Of course if you go and fill in forms with correct personal info then you have noone to blame but yourself when you are targetted, by either spam or other unwanted advertisements.
If companies want to spy on this, that's their right; if we don't like them doing this, we simply don't have to give them any of our money.
Besides the fact that nobody has a right to spy on another, there are several problems with expecting industry self-regulation of privacy issues.
Technical Reasons:
Don't get me wrong, I'm sensitive about privacy too, which is why I have doubleclick.net cookies blocked.
Besides the fact that it is impractical to expect every websurfer to memorize the privacy policy of every website they visit (even though this policies aren't worth the HTML their written in), many people do not have the technical savvy to block cookies and do selective filtering while others while find it too onerous.
Why should people have to jump through technical hoops to stopping people from spying on them...are we at war?

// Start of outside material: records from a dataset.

def _require_cuda_tensor(t, name, shape_tail=None):
    torch = _torch()
    if not isinstance(t, torch.Tensor):
        raise TypeError("%s must be a torch.Tensor on the GPU" % name)
    if not t.is_cuda:
# ... 671 lines not shown
        return dx, gl

    def encoder_params(self):
        out = self._new(ENCODER_PARAM_FLOATS)
        _lib.check(self.lib.hpe_encoder_get_params(self._h, out.data_ptr(), self._stream()))
        return out

    def set_encoder_params(self, flat):
        torch = _torch()
        if isinstance(flat, torch.Tensor):
            flat = flat.detach().to("cpu", torch.float32).numpy()
        arr, ptr = _lib.f32(np.asarray(flat).reshape(-1))
        if arr.shape != (ENCODER_PARAM_FLOATS,):
            raise ValueError("flat must be [%d], got %s" % (ENCODER_PARAM_FLOATS, arr.shape))
        _lib.check(self.lib.hpe_encoder_set_params(self._h, ptr))

    def set_encoder_params_dev(self, flat):
        flat = _require_cuda_tensor(flat.detach(), "flat")
        if tuple(flat.shape) != (ENCODER_PARAM_FLOATS,):
            raise ValueError("flat must be [%d], got %s" % (ENCODER_PARAM_FLOATS, tuple(flat.shape)))
        _lib.check(self.lib.hpe_encoder_set_params_dev(self._h, flat.data_ptr(), self._stream()))

    def encoder_packing(self, idx, which):
        torch = _torch()
        if isinstance(which, str):
            which = _lib.ENCODER_PACKINGS.index(which)
        n = self.lib.hpe_debug_encoder_packing_bytes(self._h, int(idx), int(which))
        if n == 0:
            return None
        out = torch.empty(n, dtype=torch.uint8, device=self.tdev)
        _lib.check(self.lib.hpe_debug_encoder_packing(self._h, int(idx), int(which), out.data_ptr(), self._stream()))
        return out

    def encoder_forward_train(self, images, bn="frozen"):
        fn = self.lib.hpe_encoder_forward_batchnorm if self._bn_mode(bn) else self.lib.hpe_encoder_forward_train
        images = _require_cuda_tensor(images.detach(), "images", (224, 224, 3))
        B = images.shape[0]
        out = self._new(B, 2048)
        self._check_hooked(fn(self._h, images.data_ptr(), B, out.data_ptr(), self._stream()))
        return out

    def encoder_backward(self, images, grad_features, bn="frozen"):
        fn = self.lib.hpe_encoder_backward_batchnorm if self._bn_mode(bn) else self.lib.hpe_encoder_backward
        images = _require_cuda_tensor(images.detach(), "images", (224, 224, 3))
        B = images.shape[0]
        grad_features = _require_cuda_tensor(grad_features.detach(), "grad_features")
        if tuple(grad_features.shape) != (B, 2048):
            raise ValueError("grad_features must be [%d,2048], got %s" % (B, tuple(grad_features.shape)))
        g = self._new(ENCODER_PARAM_FLOATS)
        self._check_hooked(fn(self._h, images.data_ptr(), B, grad_features.data_ptr(), g.data_ptr(), self._stream()))
        return g

    def debug_conv_backward(self, idx, x, y, dy, want_dx=True):
        s = CONV_SPECS[idx]
        x, dy = _require_cuda_tensor(x, "x"), _require_cuda_tensor(dy, "dy")
        y = _require_cuda_tensor(y, "y") if y is not None else None
        B = x.shape[0]
        want_dx = want_dx and idx != 0
        dx = self._new(B, s.hin, s.hin, s.cin) if want_dx else None
        gl = self._new(s.kh * s.kw * s.cin * s.cout + 3 * s.cout)
        _lib.check(self.lib.hpe_debug_conv_backward(self._h, idx, x.data_ptr(), y.data_ptr() if y is not None else None, dy.data_ptr(), B,
                                                    dx.data_ptr() if want_dx else None, gl.data_ptr(), self._stream()))
        return dx, gl

    def debug_maxpool_backward(self, x, dy):
        x, dy = _require_cuda_tensor(x, "x"), _require_cuda_tensor(dy, "dy")
        dx = self._new(*x.shape)
        _lib.check(self.lib.hpe_debug_maxpool_backward(x.data_ptr(), dy.data_ptr(), x.shape[0], x.shape[1], x.shape[3], dx.data_ptr(), self._stream()))
        return dx

    def debug_avgpool_backward(self, dy, HW):
        dy = _require_cuda_tensor(dy, "dy")
        dx = self._new(dy.shape[0], HW, dy.shape[1])
        _lib.check(self.lib.hpe_debug_avgpool_backward(dy.data_ptr(), dy.shape[0], HW, dy.shape[1], dx.data_ptr(), self._stream()))
        return dx

    def encoder_stash(self, idx):
        B = self.lib.hpe_debug_encoder_stash_batch(self._h)
        if B < 1:
            raise _lib.HpeError("encoder_stash: no training forward has run")
        s = CONV_SPECS[idx] if idx >= 0 else None
        out = self._new(B, s.hout, s.hout, s.cout) if s else self._new(B, 56, 56, 64)
        _lib.check(self.lib.hpe_debug_encoder_stash(self._h, idx, out.data_ptr(), self._stream()))
        return out

    def mesh_loss(self, seg, verts2d):
        torch = _torch()
        seg = _require_cuda_tensor(seg, "seg")
        verts2d = _require_cuda_tensor(verts2d, "verts2d")
        B, H, W = seg.shape[0], seg.shape[1], seg.shape[2]
        P = verts2d.shape[1]
        out = torch.zeros(4, dtype=torch.float32, device=self.tdev)
        _lib.check(self.lib.hpe_mesh_loss(self._h, seg.data_ptr(), verts2d.data_ptr(), B, H, W, P, out.data_ptr(), self._stream()))
        return out[0]

    def mesh_loss_grad(self, seg, verts2d, want_neighbours=False):
        torch = _torch()
        seg = _require_cuda_tensor(seg, "seg")
        verts2d = _require_cuda_tensor(verts2d, "verts2d")
        if seg.dim() != 3 or verts2d.dim() != 3 or verts2d.shape[2] != 2 or verts2d.shape[0] != seg.shape[0]:
            raise ValueError("seg must be [B,H,W] and verts2d [B,P,2], got %s and %s" % (tuple(seg.shape), tuple(verts2d.shape)))
        B, H, W = seg.shape[0], seg.shape[1], seg.shape[2]
        P = verts2d.shape[1]
        out = torch.zeros(4, dtype=torch.float32, device=self.tdev)
        grad = torch.empty((B, P, 2), dtype=torch.float32, device=self.tdev)
        nn_pix = nn_vert = None
        if want_neighbours:
            nn_pix = torch.empty((B, H, W), dtype=torch.int32, device=self.tdev)
            nn_vert = torch.empty((B, P), dtype=torch.int32, device=self.tdev)
        _lib.check(self.lib.hpe_mesh_loss_grad(self._h, seg.data_ptr(), verts2d.data_ptr(), B, H, W, P, out.data_ptr(), grad.data_ptr(),
                                               nn_pix.data_ptr() if want_neighbours else None,
                                               nn_vert.data_ptr() if want_neighbours else None, self._stream()))
        return (out[0], grad, nn_pix, nn_vert) if want_neighbours else (out[0], grad)

    def val_losses(self, kp_gt, kp2d_stages, seg=None, verts2d_stages=None, out=None):
        torch = _torch()
        kp_gt = _require_cuda_tensor(kp_gt, "kp_gt")
        n = len(kp2d_stages)
        kp2d = [_require_cuda_tensor(t, "kp2d") for t in kp2d_stages]
        B, K = kp_gt.shape[0], kp_gt.shape[1]
        kp_ptrs = (C.c_void_p * n)(*[t.data_ptr() for t in kp2d])
        H = W = P = 0
        seg_ptr, v_ptrs, keep = None, None, None
        if seg is not None and verts2d_stages is not None:
            seg = _require_cuda_tensor(seg, "seg")
            keep = [_require_cuda_tensor(t, "verts2d") for t in verts2d_stages]
            if len(keep) != n or seg.shape[0] != B:
                raise ValueError("one verts2d tensor per stage and one silhouette per image are needed")
            H, W, P = seg.shape[1], seg.shape[2], keep[0].shape[1]
            seg_ptr = seg.data_ptr()
            v_ptrs = (C.c_void_p * n)(*[t.data_ptr() for t in keep])
        if out is None:
            out = torch.empty((n, 4), dtype=torch.float32, device=self.tdev)
        _lib.check(self.lib.hpe_val_losses(self._h, seg_ptr, kp_gt.data_ptr(), kp_ptrs, v_ptrs, n, B, K, H, W, P, out.data_ptr(), self._stream()))
        return out

    def check_device(self):
        _lib.check(self.lib.hpe_device_status(self._h, self._stream()))

    def debug_conv(self, idx, x, residual=None, relu=True):
        s = CONV_SPECS[idx]
        x = _require_cuda_tensor(x, "x")
        B = x.shape[0]
        y = self._new(B, s.hout, s.hout, s.cout)
        r = None
        if residual is not None:
            r = _require_cuda_tensor(residual, "residual").data_ptr()
        _lib.check(self.lib.hpe_debug_conv(self._h, idx, x.data_ptr(), B, r, int(relu), y.data_ptr(), self._stream()))
        return y

    def conv_route(self, idx, B, concurrent=False, residual=False, workspace=True):
        return _lib.conv_route(self.lib, self._cfg, idx, B, concurrent, residual, workspace)

    def _debug_gemm(self, call, what, mode, tile, x, wt, y, M, N, K, kw):
        g = _lib.HpeDebugGemm()
        g.struct_size = C.sizeof(_lib.HpeDebugGemm)
        fields = dict(lda=K, ldw=K, ldy=N, ldres=N, mode=mode, tile=tile, x=x, wt=wt, y=y, M=M, N=N, K=K)
        fields.update(kw)
        for k, v in fields.items():
            if k in ("x", "x2", "wt", "residual", "scale", "shift", "y"):
                v = v.data_ptr() if hasattr(v, "data_ptr") else v
            elif k in ("struct_size", "split_k") or not hasattr(g, k):
                raise TypeError("%s: unknown argument %r" % (what, k))
            setattr(g, k, v)
        sk = C.c_int(-1)
        g.split_k = C.pointer(sk)
        _lib.check(call(g))
        return sk.value

    def debug_gemm_ex(self, mode, tile, x, wt, y, M, N, K, **kw):
        return self._debug_gemm(lambda g: self.lib.hpe_debug_gemm_ex(self._h, C.byref(g), self._stream()), "debug_gemm_ex", mode, tile, x, wt, y, M, N, K, kw)

    def debug_gemm_launch(self, kernel, mode, tile, x, wt, y, M, N, K, w_piece=0, **kw):
        return self._debug_gemm(lambda g: self.lib.hpe_debug_gemm_launch(self._h, C.byref(g), int(kernel), int(w_piece), self._stream()),
                                "debug_gemm_launch", mode, tile, x, wt, y, M, N, K, kw)

    def debug_chain(self, idx2c, t2, residual):
        s = CONV_SPECS[idx2c]
        first = CONV_SPECS[idx2c + 1].name.endswith("branch1")
        sn = CONV_SPECS[idx2c + (2 if first else 1)]
        t2 = _require_cuda_tensor(t2, "t2", (s.hin, s.hin, s.cin))
        residual = _require_cuda_tensor(residual, "residual", (s.hout, s.hout, CONV_SPECS[idx2c + 1].cin if first else s.cout))
        B = t2.shape[0]
        t3 = self._new(B, s.hout, s.hout, s.cout)
        u1 = self._new(B, sn.hout, sn.hout, sn.cout)
        occ = (C.c_int * 3)()
        _lib.check(self.lib.hpe_debug_chain(self._h, idx2c, t2.data_ptr(), residual.data_ptr(), B, t3.data_ptr(), u1.data_ptr(), occ, self._stream()))
        return t3, u1, (occ[0], occ[1], occ[2])

    def debug_stem(self, images, rows_per_strip=0):
        images = _require_cuda_tensor(images, "images", (224, 224, 3))
        y = self._new(images.shape[0], 56, 56, 64)
        _lib.check(self.lib.hpe_debug_stem(self._h, images.data_ptr(), images.shape[0], int(rows_per_strip), y.data_ptr(), self._stream()))
        return y

    def joint_regress(self, X, use_kp_regressor=True):
        X = _require_cuda_tensor(X, "X", (NUM_VERTS, 3))
        K = self.num_kp if use_kp_regressor else 24
        out = self._new(X.shape[0], K, 3)
        _lib.check(self.lib.hpe_debug_joint_regress(self._h, X.data_ptr(), X.shape[0], int(use_kp_regressor), out.data_ptr(), self._stream()))
        return out

    def encoder_kernel_description(self):
        if self.encoder_dtype == "fp32":
            return ("conv_gemm_f32s_dma_kernel (the 1x1 / strided / dual-source layers of stages 3-5 on the bf16 matrix cores, operands split "
                    "exactly into three bf16 pieces) + conv_gemm_f32_dma_kernel (the other 1x1 layers) + w4_input_kernel + w4_gemm_kernel / w4_gemm32_kernel "
                    "(the 13 3x3 layers on the 28x28 / 14x14 / 7x7 maps as fp32 Winograd F(4x4,3x3); F(2x2,3x3) / direct below 64 work "
                    "items) + wino_fused_split_kernel (the three 56x56 3x3 layers, F(2x2,3x3) on the bf16 matrix cores through the same exact split) + stem_fused_f32s_kernel (image and weights split like the 1x1 layers) -- the 53 conv layers of one "
                    "step, priced at their direct-convolution FLOPs")
        return ("conv_gemm_bf16_dma_kernel (1x1 / strided / dual-source layers) + chain_expand_reduce_bf16_kernel (branch2c + next branch2a of "
                "stages 2-3 as one launch) + conv3_halo_bf16_kernel (the sixteen 3x3 layers, tile + halo resident in LDS) + stem_fused_bf16_kernel "
                "-- the 53 conv layers of one step, priced at their algorithmic HBM bytes")

    def enable_timing(self, level=1):
        _lib.check(self.lib.hpe_enable_timing(self._h, int(level)))

    def timings(self):
        ms = (C.c_float * 5)()
        _lib.check(self.lib.hpe_get_timings(self._h, ms))
        return dict(encoder_ms=ms[0], conv_ms=ms[1], regress_smpl_ms=ms[2], total_ms=ms[4])

    def span_stats(self):
        ms = (C.c_float * 3)()
        n = C.c_int()
        _lib.check(self.lib.hpe_get_span_stats(self._h, ms, C.byref(n)))
        return dict(mean_ms=ms[0], min_ms=ms[1], max_ms=ms[2], calls=n.value)

    def set_loss_counter(self, counter=None):
        _lib.check(self.lib.hpe_debug_set_loss_counter(self._h, None if counter is None else counter.data_ptr()))
        self._loss_counter = counter

    def loss_timings(self):
        ms = (C.c_float * 2)()
        _lib.check(self.lib.hpe_get_loss_timings(self._h, ms))
        return dict(val_losses_ms=ms[0], a2b_search_ms=ms[1])

    def conv_timings(self):
        ms = (C.c_float * _lib.NUM_CONV)()
        _lib.check(self.lib.hpe_get_conv_timings(self._h, ms))
        return list(ms)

Also Web Bugs can be used to track you without setting off cookie alarms. If you don't believe me see if this page sets off any cookie alarms in your browser. What is your technical response to this? Require everyone use Junkbuster to block all offsite images just so as to browse the web?
Seems like that would make the average person go through a lot of trouble just so that companies doen't spy on them.
Criminal Reasons:
But I'm even more uncomfortable with the idea of the government regulating what websites can and can't do.
But you are comfortable with anyone with forty bucks being able to track other people's addresses, phone numbers, date of birth, social security number, criminal record, credit history and more without regulation? Identity theft is already rather commonplace and it is now possible to get very detailed information about people with the scantiest information (phone number and name) and ruin them for life. I can do a reverse number lookup and get your address, do a lookup and find your birthday, look up your mortgage history, get your social security number and in essence become you. How many places identify people with a social security number and address/phone number combo?
Logical Reasons:
It's no longer news that the dotcomm crash has occured and NASDAQ is now facing a bear market. Off course what this means is that several dotcomms that have spent million$ of VC dollars giving away free or reduced price products are now stuck between a rock and a hard place. Suddenly we have all these companies that have nothing of value to show investors except customer demographic information and eyeballs. Expecting these companies to respect the privacy of these eyeballs is asking the chicken to watch the henhouse. Sites that sell customer information or violate customers privacy in other ways (spam, spam, spam) are no longer the exception but the rule.
PS: You block doubleclick cookies but how many other companies have similar policies that you don't know about? How do you plan to deal with the fact that Netscape's browser tracks all your downloads or the Real fiasco? As long as it is not illegal companies will do everything and anything to violate our privacy. You cannot relying on the fact that some enterprising hacker finds some software spy because for every piece of spyware that is found there are many more undiscovered.
Don't get me wrong, I'm sensitive about privacy too, which is why I have doubleclick.net cookies blocked. But I'm even more uncomfortable with the idea of the government regulating what websites can and can't do. Look at COPPA -- that's supposed to protect children's privacy, but it's preventing them from using ICQ or visiting Thomas The Tank Engine's web site. And the people who don't care about their privacy shouldn't be forced to have privacy just because other people wnat it.
We don't really have rights unless we have the right to sign those rights away.